**Study material:**
■ ■ ■ ■ ■ ■ ■

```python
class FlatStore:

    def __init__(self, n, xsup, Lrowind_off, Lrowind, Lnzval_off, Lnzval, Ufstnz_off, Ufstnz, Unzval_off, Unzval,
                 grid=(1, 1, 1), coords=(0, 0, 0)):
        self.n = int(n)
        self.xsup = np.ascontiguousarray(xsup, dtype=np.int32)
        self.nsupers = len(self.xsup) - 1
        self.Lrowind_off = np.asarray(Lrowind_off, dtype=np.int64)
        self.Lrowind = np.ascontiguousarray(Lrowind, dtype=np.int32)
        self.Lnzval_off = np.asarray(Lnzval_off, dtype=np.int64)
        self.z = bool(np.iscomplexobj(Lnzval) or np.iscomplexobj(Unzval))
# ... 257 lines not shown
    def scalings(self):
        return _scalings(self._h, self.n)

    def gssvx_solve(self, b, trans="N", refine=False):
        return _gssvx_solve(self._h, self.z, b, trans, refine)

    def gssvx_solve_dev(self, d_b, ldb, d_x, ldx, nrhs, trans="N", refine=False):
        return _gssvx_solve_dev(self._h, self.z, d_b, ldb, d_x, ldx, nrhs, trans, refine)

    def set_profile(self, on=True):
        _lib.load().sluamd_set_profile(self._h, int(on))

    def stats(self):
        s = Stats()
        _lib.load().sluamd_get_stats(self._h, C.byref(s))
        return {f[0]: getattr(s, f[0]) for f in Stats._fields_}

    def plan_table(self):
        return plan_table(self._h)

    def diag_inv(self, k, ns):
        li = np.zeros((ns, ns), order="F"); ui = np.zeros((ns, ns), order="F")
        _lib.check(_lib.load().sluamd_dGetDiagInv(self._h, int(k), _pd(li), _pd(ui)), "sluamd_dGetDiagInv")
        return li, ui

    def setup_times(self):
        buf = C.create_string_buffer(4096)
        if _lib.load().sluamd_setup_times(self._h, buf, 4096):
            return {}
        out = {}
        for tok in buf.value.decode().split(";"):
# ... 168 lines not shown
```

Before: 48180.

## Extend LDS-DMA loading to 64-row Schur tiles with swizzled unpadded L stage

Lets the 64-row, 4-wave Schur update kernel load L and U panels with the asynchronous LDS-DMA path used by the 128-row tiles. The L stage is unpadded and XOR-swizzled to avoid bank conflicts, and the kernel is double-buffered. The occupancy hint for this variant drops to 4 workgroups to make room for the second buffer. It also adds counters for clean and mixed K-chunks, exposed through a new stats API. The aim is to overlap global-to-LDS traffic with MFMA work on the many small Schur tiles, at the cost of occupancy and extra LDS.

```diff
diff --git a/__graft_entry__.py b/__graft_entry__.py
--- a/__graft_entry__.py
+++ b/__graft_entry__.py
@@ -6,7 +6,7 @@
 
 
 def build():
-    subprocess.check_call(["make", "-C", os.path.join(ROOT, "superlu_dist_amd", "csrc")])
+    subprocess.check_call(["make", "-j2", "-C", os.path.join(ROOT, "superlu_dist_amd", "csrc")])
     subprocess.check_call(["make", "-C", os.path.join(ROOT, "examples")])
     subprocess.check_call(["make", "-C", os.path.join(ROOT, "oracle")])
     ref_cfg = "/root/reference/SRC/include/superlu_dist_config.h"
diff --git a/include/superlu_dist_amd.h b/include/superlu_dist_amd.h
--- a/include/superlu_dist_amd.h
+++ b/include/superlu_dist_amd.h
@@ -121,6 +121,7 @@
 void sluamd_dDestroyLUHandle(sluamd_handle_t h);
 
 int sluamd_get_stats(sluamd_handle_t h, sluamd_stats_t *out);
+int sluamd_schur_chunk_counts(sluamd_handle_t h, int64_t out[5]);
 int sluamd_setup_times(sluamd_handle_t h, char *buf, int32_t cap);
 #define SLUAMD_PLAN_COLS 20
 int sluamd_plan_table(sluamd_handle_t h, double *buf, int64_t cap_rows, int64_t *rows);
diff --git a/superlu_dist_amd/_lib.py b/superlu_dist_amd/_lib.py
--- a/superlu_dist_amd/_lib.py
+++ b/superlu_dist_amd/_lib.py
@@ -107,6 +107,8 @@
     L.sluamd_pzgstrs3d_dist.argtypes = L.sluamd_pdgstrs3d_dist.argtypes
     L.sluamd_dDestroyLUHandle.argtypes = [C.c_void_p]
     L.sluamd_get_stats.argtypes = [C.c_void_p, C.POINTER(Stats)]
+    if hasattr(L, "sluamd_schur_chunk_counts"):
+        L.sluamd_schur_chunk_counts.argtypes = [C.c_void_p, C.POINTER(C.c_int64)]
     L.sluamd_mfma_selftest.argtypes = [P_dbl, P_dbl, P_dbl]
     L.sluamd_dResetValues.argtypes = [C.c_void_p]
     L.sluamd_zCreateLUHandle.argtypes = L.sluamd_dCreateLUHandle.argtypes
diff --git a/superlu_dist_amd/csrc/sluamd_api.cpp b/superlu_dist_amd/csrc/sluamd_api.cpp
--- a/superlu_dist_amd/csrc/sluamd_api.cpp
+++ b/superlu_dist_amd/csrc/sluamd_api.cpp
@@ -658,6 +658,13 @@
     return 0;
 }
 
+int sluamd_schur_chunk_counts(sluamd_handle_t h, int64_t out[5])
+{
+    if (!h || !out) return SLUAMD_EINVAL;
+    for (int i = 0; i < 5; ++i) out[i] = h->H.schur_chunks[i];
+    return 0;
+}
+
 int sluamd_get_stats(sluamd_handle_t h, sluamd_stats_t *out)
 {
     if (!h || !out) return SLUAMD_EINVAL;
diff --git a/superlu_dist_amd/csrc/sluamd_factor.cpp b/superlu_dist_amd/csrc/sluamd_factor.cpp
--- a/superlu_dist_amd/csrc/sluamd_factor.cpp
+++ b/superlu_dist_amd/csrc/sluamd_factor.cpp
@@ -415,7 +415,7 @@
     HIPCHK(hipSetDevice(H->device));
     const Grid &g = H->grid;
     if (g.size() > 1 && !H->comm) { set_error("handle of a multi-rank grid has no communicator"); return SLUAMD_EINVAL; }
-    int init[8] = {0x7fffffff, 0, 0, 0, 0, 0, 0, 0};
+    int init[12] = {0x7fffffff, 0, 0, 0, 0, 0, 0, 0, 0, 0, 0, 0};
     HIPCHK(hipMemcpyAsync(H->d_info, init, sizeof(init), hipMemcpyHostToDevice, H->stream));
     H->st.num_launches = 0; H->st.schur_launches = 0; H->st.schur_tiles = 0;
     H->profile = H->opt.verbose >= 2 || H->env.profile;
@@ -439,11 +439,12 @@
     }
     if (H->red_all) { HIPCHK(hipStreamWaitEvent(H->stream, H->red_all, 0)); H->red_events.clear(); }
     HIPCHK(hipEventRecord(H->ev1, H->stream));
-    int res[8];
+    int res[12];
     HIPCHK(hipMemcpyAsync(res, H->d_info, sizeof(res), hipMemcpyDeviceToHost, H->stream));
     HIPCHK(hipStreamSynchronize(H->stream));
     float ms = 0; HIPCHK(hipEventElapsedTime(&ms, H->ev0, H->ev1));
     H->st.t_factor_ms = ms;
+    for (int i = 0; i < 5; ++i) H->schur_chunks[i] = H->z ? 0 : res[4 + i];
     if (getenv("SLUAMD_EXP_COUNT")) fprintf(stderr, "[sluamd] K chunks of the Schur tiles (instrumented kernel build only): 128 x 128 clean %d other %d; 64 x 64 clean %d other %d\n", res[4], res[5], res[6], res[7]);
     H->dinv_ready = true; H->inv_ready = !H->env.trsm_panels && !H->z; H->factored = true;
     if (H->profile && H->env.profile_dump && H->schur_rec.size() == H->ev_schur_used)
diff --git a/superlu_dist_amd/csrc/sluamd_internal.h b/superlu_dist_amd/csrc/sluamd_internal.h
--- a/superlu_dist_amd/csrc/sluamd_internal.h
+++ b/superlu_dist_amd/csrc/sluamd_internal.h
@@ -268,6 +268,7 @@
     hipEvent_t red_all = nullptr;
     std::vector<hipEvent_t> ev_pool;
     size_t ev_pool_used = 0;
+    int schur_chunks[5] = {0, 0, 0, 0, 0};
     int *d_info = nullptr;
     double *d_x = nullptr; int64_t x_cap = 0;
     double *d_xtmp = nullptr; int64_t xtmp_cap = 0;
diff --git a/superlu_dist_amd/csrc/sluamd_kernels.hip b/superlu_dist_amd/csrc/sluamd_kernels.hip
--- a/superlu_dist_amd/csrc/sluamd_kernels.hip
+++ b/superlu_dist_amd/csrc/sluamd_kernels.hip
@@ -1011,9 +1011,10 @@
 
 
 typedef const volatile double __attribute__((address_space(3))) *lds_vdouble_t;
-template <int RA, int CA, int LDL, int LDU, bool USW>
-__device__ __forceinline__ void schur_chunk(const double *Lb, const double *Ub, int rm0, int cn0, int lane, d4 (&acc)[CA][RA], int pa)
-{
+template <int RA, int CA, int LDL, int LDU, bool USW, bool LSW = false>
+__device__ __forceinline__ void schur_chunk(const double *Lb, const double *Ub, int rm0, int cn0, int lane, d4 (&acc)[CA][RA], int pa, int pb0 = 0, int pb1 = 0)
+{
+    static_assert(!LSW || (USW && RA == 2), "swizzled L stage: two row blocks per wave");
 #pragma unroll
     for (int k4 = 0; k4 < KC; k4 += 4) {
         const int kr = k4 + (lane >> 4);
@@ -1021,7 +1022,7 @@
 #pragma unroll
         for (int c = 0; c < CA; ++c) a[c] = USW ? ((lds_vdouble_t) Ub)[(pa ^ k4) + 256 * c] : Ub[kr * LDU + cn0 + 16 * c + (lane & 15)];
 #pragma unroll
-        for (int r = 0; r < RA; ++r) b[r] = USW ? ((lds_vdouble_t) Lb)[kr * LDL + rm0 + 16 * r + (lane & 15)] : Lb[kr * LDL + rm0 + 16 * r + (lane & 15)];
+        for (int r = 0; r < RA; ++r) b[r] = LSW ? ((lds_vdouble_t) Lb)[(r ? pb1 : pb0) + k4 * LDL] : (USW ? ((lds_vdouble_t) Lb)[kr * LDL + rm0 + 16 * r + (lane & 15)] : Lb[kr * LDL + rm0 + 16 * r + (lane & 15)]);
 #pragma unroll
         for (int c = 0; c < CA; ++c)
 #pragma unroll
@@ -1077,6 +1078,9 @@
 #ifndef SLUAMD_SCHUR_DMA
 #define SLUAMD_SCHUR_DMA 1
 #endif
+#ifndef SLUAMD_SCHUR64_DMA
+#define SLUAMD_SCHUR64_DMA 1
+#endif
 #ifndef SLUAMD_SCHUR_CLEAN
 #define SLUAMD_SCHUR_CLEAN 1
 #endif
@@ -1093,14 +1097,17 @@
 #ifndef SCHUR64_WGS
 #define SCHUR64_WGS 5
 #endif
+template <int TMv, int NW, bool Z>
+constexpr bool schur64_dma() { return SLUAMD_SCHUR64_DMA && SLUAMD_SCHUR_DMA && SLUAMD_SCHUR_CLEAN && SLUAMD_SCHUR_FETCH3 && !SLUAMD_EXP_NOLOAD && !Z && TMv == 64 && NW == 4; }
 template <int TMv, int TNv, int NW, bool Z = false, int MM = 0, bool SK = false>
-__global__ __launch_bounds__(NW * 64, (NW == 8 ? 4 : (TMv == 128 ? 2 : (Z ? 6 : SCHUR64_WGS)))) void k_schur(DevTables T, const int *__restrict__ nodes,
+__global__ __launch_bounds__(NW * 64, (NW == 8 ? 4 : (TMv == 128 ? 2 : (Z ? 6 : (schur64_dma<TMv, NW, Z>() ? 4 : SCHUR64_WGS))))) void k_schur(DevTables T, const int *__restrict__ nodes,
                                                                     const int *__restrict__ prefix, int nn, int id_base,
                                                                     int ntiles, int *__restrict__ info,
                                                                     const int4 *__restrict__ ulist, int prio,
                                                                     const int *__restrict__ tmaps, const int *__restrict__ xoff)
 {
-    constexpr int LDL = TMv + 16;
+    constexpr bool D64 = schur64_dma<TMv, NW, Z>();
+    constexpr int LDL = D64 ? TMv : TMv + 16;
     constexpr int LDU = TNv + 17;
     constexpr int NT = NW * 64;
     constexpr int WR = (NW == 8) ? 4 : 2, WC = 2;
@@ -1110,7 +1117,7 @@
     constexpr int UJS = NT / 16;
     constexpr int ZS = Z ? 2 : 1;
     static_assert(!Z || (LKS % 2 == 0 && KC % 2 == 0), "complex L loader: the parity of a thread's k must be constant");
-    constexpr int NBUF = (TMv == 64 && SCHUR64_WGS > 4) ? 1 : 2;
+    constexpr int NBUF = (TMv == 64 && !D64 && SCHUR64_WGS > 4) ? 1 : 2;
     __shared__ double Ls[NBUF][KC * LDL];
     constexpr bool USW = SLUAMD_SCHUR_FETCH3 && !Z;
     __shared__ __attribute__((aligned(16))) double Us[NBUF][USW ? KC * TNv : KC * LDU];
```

■ ■ ■ ■ ■ ■ ■

**Task goal:**
Report, for the data above, every line in which the string "build" appears.

**Exercise result:**
 def build():
     if (getenv("SLUAMD_EXP_COUNT")) fprintf(stderr, "[sluamd] K chunks of the Schur tiles (instrumented kernel build only): 128 x 128 clean %d other %d; 64 x 64 clean %d other %d\n", res[4], res[5], res[6], res[7]);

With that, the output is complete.